Whether it’s through partnerships, funds, syndications, turn-keys, house-flipping, or something else – there’s a ton of ways to get involved with real estate. But there are still principles that apply to all the different real estate investment techniques.
Below are seven ways new real estate investors can find success:
1) Have a Target
One mistake investors make simply investing and hoping for a profit. They don’t have a long-term plan for the type of returns they’d like to see on their investment in a quarter, year, or decade. Before investing, the real estate investor should be sure to have projections for different time frames of the return they expect on their investment.
2) Review Reports
A reasonable investor always takes time to review monthly and quarterly reports – and then investigate anything that doesn’t seem right.

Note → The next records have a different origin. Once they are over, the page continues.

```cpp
typedef struct a3t_gemm_desc {
    const void* A;
// ... 104 lines not shown
int a3t_axpy(const float* x, float* y, int64_t n, float a, void* stream);
int a3t_attn_bias_fold(const float* slots, int S, int d, float* gu, float* gv, float* gbqkv, void* stream);
int a3t_scale_dev(const float* x, float* y, int64_t n, const float* s, void* stream);
int a3t_slice_rows(const float* x, void* y, int y_dtype, int B, int T, int Tm, int D, int reverse_add,
                   void* stream);
int a3t_concat_rows(const float* speech, const float* text, float* xs, int B, int Tm, int Tp, int D, void* stream);
int a3t_split_rows(const float* dxs, float* dspeech, float* dtext, int B, int Tm, int Tp, int D, void* stream);
int a3t_concat_rows_ragged(const float* speech, const float* text, float* xs, const int32_t* slens, const int32_t* tlens, int B,
                           int Tm, int Tp, int D, int64_t speech_bs, int64_t text_bs, void* stream);
int a3t_cast_bf16(const float* x, void* y, int64_t n, void* stream);
int a3t_cast_bf16_conv_t(const float* src, void* dst, const int64_t* src_off, const int64_t* dst_off, int count, int N,
                         int taps, int C, void* stream);
int a3t_split_bf16(const float* x, void* hi, void* lo, int64_t n, void* stream);

int a3t_reflect_pad(const float* x, float* out, int B, int N, int pad, int ld, void* stream);
int a3t_reflect_pad_ragged(const float* x, float* out, const int32_t* lens, int B, int N, int pad, int ld, void* stream);
int a3t_stft_amp(const float* S, float* amp, int64_t rows, int nbins, int ld, void* stream);
int a3t_logmel_finish(float* mel, const int64_t* olens, int B, int F, int C, void* stream);

int a3t_mlm_loss(const float* before, const float* after, const float* target, const uint8_t* masked,
                 float* loss_out, float* d_before, float* d_after, float* scratch, int M, int C, int l2,
                 float gscale, void* stream);
int a3t_mlm_loss_scratch_floats(int M);

int a3t_sumsq(const float* g, int64_t n, double* partial , void* stream);
int a3t_clip_adam(float* p, const float* g, float* m, float* v, const double* partial, float* norm_out,
                  int64_t n, float lr, float beta1, float beta2, float eps, int step, float clip,
                  float gscale, void* stream);

int a3t_clip_adam_noam(float* p, const float* g, float* m, float* v, const double* partial, float* norm_out, int64_t n,
                       int32_t* state, float base_lr, float model_size, float warmup, float beta1, float beta2,
                       float eps, float clip, float gscale, void* stream);

int a3t_sgd_step(float* p, const float* g, int64_t n, float lr, float gscale, void* stream);

int a3t_pwg_gate(const float* y, const float* c, float* out, int64_t T, int H, void* stream);
int a3t_pwg_res_skip(const float* o, float* x, float* skips, int64_t T, int R, int S, void* stream);
int a3t_pwg_upsample(const float* c, const float* w, float* out, int64_t B, int64_t Tin, int C, int scale,
                     void* stream);
int a3t_replicate_pad(const float* x, float* y, int64_t B, int64_t T, int C, int pad, void* stream);
int a3t_bias_act(float* x, const float* bias, int64_t M, int C, int act, float scale, void* stream);
int a3t_replicate_pad_ragged(const float* x, float* y, const int32_t* lens, int64_t B, int64_t T, int C, int pad,
                             void* stream);
int a3t_pwg_upsample_ragged(const float* c, const float* w, float* out, const int32_t* lens, int mul, int64_t B,
                            int64_t Tin, int C, int scale, void* stream);
int a3t_zero_tail(float* x, const int32_t* lens, int mul, int64_t B, int64_t T, int C, void* stream);
int a3t_layernorm_fwd_ragged(const float* x, const float* gamma, const float* beta, float* y, float* mean, float* rstd,
                             const int32_t* lens, int B, int T, int D, float eps, void* stream);
int a3t_glu_dwconv_fwd_ragged(const float* g, const float* wdw, const float* bdw, float* glu, float* z, const int32_t* lens,
                              int B, int Tseq, int C, int K, void* stream);
int a3t_relpos_softmax_fwd_ragged(const void* ac, const void* bd, int scores_dtype, const int32_t* lens, void* probs,
                                  int probs_dtype, int B, int H, int T, int64_t ac_bs, int64_t bd_bs, int64_t p_bs,
                                  float scale, void* stream);
int a3t_splice_spans(const float* after, const float* speech, const uint8_t* speech_mask, const int32_t* spans, float* out,
                     int32_t* lens, int B, int Tin, int Tout, int C, void* stream);

int a3t_duration_head(const float* z, const float* gamma, const float* beta, const float* w, const float* bias,
                      float* logd, int64_t* frames, int M, int C, float eps, float offset, void* stream);
int a3t_l2_normalize(const float* x, float* y, int B, int n, float eps, void* stream);

int a3t_gst_conv_bn_relu(const float* x, const float* w, const float* scale, const float* shift, float* y,
                         const int32_t* lens, int B, int Tin, int Fin, int Cin, int Cout, int k, int s, void* stream);
int a3t_gst_gru_stl(const float* gi, const float* w_hh, const float* b_hh, const int32_t* lens, const float* w_q,
                    const float* b_q, const float* k_tok, const float* v_tok, const float* w_out, const float* b_out,
                    float* ref_embs, float* style, int B, int T, int H, int d, int heads, int tokens, void* stream);
int a3t_gst_add_style(float* hs, const float* style, const int32_t* rows, int B, int T, int d, int S, void* stream);
// ... 71 lines not shown
```

Measured before the change: 780,200 mel-frames/s.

Review reports should include the summary from whoever’s managing the investment, the profit or loss of each month, details of these profits or losses, a cash flow record, and rent or occupancy status if possible.

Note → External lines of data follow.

# vpc-ccg/tksm

Measured on AMD Instinct MI355X. Metric: sequenced reads/s, higher is better.
Workload: dtype u8; 1 GPU; Bulk molecules, Badread error+qual model (nanopore2020, identity 84,99,5.5), 24 x 128 Mb random genome, FASTQ; kind=bulk, mean_len=1000, length_distribution=normal(1000, 200), compute_qual=True, contexts_in_flight_per_gpu=3

## Files before the change

### tksm_amd/csrc/kernels.hip

```cpp
#include "kernels.h"
#include "loop_filter.h"
#include <type_traits>

namespace tk {

#define DEV __device__ __forceinline__

constexpr int BIG = 1 << 28;
DEV bool is_inf(int v) { return v >= (1 << 27); }

struct Ph4 { uint32_t x, y, z, w; };
enum { ST_ID = 0, ST_PAD = 1, ST_IDENT = 2, ST_DRAW = 3, ST_ALNPOS = 4, ST_QUAL = 5, ST_TAIL = 6 };

DEV Ph4 philox(uint64_t seed, uint64_t read, uint32_t stream, uint32_t n) {
    uint32_t c0 = (uint32_t)read, c1 = (uint32_t)(read >> 32), c2 = stream, c3 = n;
    uint32_t k0 = (uint32_t)seed, k1 = (uint32_t)(seed >> 32);
#pragma unroll
    for (int r = 0; r < 10; r++) {
        const unsigned long long p0 = (unsigned long long)0xD2511F53u * c0, p1 = (unsigned long long)0xCD9E8D57u * c2;
        const uint32_t h0 = (uint32_t)(p0 >> 32), l0 = (uint32_t)p0, h1 = (uint32_t)(p1 >> 32), l1 = (uint32_t)p1;
        uint32_t n0 = h1 ^ c1 ^ k0, n2 = h0 ^ c3 ^ k1;
        c0 = n0; c1 = l1; c2 = n2; c3 = l0;
        k0 += 0x9E3779B9u; k1 += 0xBB67AE85u;
    }
    return Ph4{c0, c1, c2, c3};
}

DEV uint8_t base_char(int code) { return (uint8_t)((0x54474341u >> (8 * (code & 3))) & 0xff); }
DEV int code_of(uint8_t c) { return c == 'A' ? 0 : c == 'C' ? 1 : c == 'G' ? 2 : c == 'T' ? 3 : -1; }
DEV uint8_t upper(uint8_t c) { return (c >= 'a' && c <= 'z') ? (uint8_t)(c - 32) : c; }
DEV uint8_t comp(uint8_t c) {
    return c == 'A' ? 'T' : c == 'C' ? 'G' : c == 'G' ? 'C' : c == 'T' ? 'A' : c;
}

template <int CTRL, int ROW_MASK> DEV int dpp_mov(int old, int src) { return __builtin_amdgcn_update_dpp(old, src, CTRL, ROW_MASK, 0xf, false); }
constexpr int DPP_WAVE_SHL1 = 0x130, DPP_WAVE_SHR1 = 0x138;
#define TKSM_DPP_SCAN(OP, IDENT, x)                         \
    x = OP(x, dpp_mov<0x111, 0xf>(IDENT, x));               \
    x = OP(x, dpp_mov<0x112, 0xf>(IDENT, x));               \
    x = OP(x, dpp_mov<0x114, 0xf>(IDENT, x));               \
    x = OP(x, dpp_mov<0x118, 0xf>(IDENT, x));               \
    x = OP(x, dpp_mov<0x142, 0xa>(IDENT, x));               \
    x = OP(x, dpp_mov<0x143, 0xc>(IDENT, x));
DEV int scan_min_incl(int x, int) { TKSM_DPP_SCAN(min, 0x7fffffff, x) return x; }
DEV int scan_max_incl(int x, int) { TKSM_DPP_SCAN(max, (int)0x80000000, x) return x; }
DEV int add_i32(int a, int b) { return a + b; }
DEV int scan_add_incl(int x, int) { TKSM_DPP_SCAN(add_i32, 0, x) return x; }
DEV uint32_t scan_umax_incl(uint32_t x) {
#define TKSM_UMAX_STEP(C, R) x = max(x, (uint32_t)dpp_mov<C, R>(0, (int)x));
    TKSM_UMAX_STEP(0x111, 0xf) TKSM_UMAX_STEP(0x112, 0xf) TKSM_UMAX_STEP(0x114, 0xf) TKSM_UMAX_STEP(0x118, 0xf) TKSM_UMAX_STEP(0x142, 0xa) TKSM_UMAX_STEP(0x143, 0xc)
#undef TKSM_UMAX_STEP
    return x;
}
DEV int prefix_small(int v, int& total) {
    const unsigned long long b0 = __ballot(v & 1), b1 = __ballot(v & 2), b2 = __ballot(v & 4);
    const int e0 = (int)__builtin_amdgcn_mbcnt_hi((uint32_t)(b0 >> 32), __builtin_amdgcn_mbcnt_lo((uint32_t)b0, 0u));
    const int e1 = (int)__builtin_amdgcn_mbcnt_hi((uint32_t)(b1 >> 32), __builtin_amdgcn_mbcnt_lo((uint32_t)b1, 0u));
    const int e2 = (int)__builtin_amdgcn_mbcnt_hi((uint32_t)(b2 >> 32), __builtin_amdgcn_mbcnt_lo((uint32_t)b2, 0u));
    total = __popcll(b0) + 2 * __popcll(b1) + 4 * __popcll(b2);
    return e0 + 2 * e1 + 4 * e2;
}
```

3) Be on Calls with Managers
An investor should make sure to listen carefully when investment or property managers are telling you what’s going on. They should be sure to keep detailed notes, as it’s impossible to remember everything that was gone over on the call. Lastly, a noted investor will pay attention to the projections to adjust accordingly.

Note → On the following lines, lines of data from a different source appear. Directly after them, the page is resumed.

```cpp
int gr_rq_encoder_fused_launch(const float* x, int64_t n, int32_t n_linear, const int32_t* dims,
                               const float* const* weights, const float* const* biases,
                               float* z_out, float* pack, hipStream_t st, bool pack_is_ready, float* scratch) {
  using namespace gr;
  if (n_linear != 3 || dims[3] != 32 || dims[0] % FXC != 0 || !biases) return GR_ERR_UNSUPPORTED;
  if (!(dims[1] == 256 && dims[2] == 128)) return GR_ERR_UNSUPPORTED;
  const MklPlan p1 = mkl_plan(n, dims[0], 256);
  if (p1.kind != MKL_CHAIN || mkl_plan(n, 256, 128).kind != MKL_CHAIN || mkl_plan(n, 128, 32).kind != MKL_CHAIN)
    return GR_ERR_UNSUPPORTED;
  const int kb = p1.kb;
  if (2 * kb < dims[0] || (kb < dims[0] && kb % FXC != 0)) return GR_ERR_UNSUPPORTED;
  for (int i = 0; i < 3; ++i)
    if (!weights[i] || !biases[i] || !aligned16(biases[i])) return GR_ERR_UNSUPPORTED;
  if (!aligned16(x) || !aligned16(z_out) || !pack || !aligned16(pack)) return GR_ERR_UNSUPPORTED;
  if (n == 0) return GR_OK;
  const int64_t tiles = (n + FT - 1) / FT;
  if (tiles > 0x7fffffffLL) return fail(GR_ERR_UNSUPPORTED, "rq encoder: n too large");
  float* wp[3] = {pack, pack + (size_t)dims[0] * 256, pack + (size_t)dims[0] * 256 + 256 * 128};
  if (!pack_is_ready) {
    const int rc = gr_rq_encoder_pack_launch(n_linear, dims, weights, pack, st);
    if (rc) return rc;
  }
  static int cus = 0;
  if (!cus) {
    int dev = 0;
    if (hipGetDevice(&dev) != hipSuccess) dev = 0;
    if (hipDeviceGetAttribute(&cus, hipDeviceAttributeMultiprocessorCount, dev) != hipSuccess || cus < 1)
      cus = 256;
  }
  const int csplit = kb < dims[0] ? kb / FXC : dims[0] / FXC;
  const bool can_split = scratch && 2 * csplit * FXC == dims[0];
  const bool small = can_split && 4 * tiles <= cus;
  const int64_t grid = small ? 4 * tiles : tiles < cus ? tiles : cus;
  using Cfg = FusedCfg<256, 128>;
  static bool lds_ok = hipFuncSetAttribute(reinterpret_cast<const void*>(rq_encoder_kernel<256, 128>),
                                           hipFuncAttributeMaxDynamicSharedMemorySize,
                                           (int)(Cfg::LDS * sizeof(float))) == hipSuccess;
  if (!lds_ok) return fail(GR_ERR_HIP, "rq fused encoder: cannot raise the LDS limit");
  const int64_t left = small ? tiles : tiles % grid;
  float* h1g = (can_split && left) ? scratch : nullptr;
  const int pq = 4 * left <= grid ? 4 : 2;
  const float* w2t = wp[2] + 128 * 32 + (size_t)dims[0] * 256;
  hipLaunchKernelGGL((rq_encoder_kernel<256, 128>), dim3((unsigned)grid), dim3(64 * FWV), Cfg::LDS * sizeof(float), st, x, n,
                     dims[0], csplit, wp[0], biases[0], w2t, biases[1], wp[2], biases[2], z_out, (int)tiles, h1g, pq);
  int rc = check_launch("rq fused encoder");
  if (rc || !h1g || GR_EDIAG == 3) return rc;
  hipLaunchKernelGGL((rq_leftover_kernel<256, 128>), dim3((unsigned)left), dim3(64 * FWV), 0, st, h1g, n,
                     (int)(tiles - left), w2t, biases[1], wp[2], biases[2], z_out);
  return check_launch("rq fused encoder (leftover tiles)");
}
```

Measured before the change: 244.4 million items/s.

4) Keep Track of Return on Investment
The whole point of an investment is to make a return. A sound investor stays up to date on the return and adjusts accordingly.
5) Asking Questions
If something doesn’t look right, a great investor isn’t afraid to speak up. Even professionals make mistakes sometimes. It’s important always to know what’s going on with the capital.
6) Be Consistent
A lot of real estate investors may see steady profits for a few months, and then stop checking in as often. This is a big mistake. A good real estate investor consistently checks in on her investments to make sure everything is in order.
7) Make Use of Technology
Technology has changed the real estate investment landscape. For example, Better Mortgage allows a potential investor to see what loan they’d qualify for in minutes. A great investor uses technology to make the best decisions.
The best real estate investors remain committed, consistent, and dedicated to their investments. By doing the seven things on this list, a new real estate investor can put themselves in a position to succeed.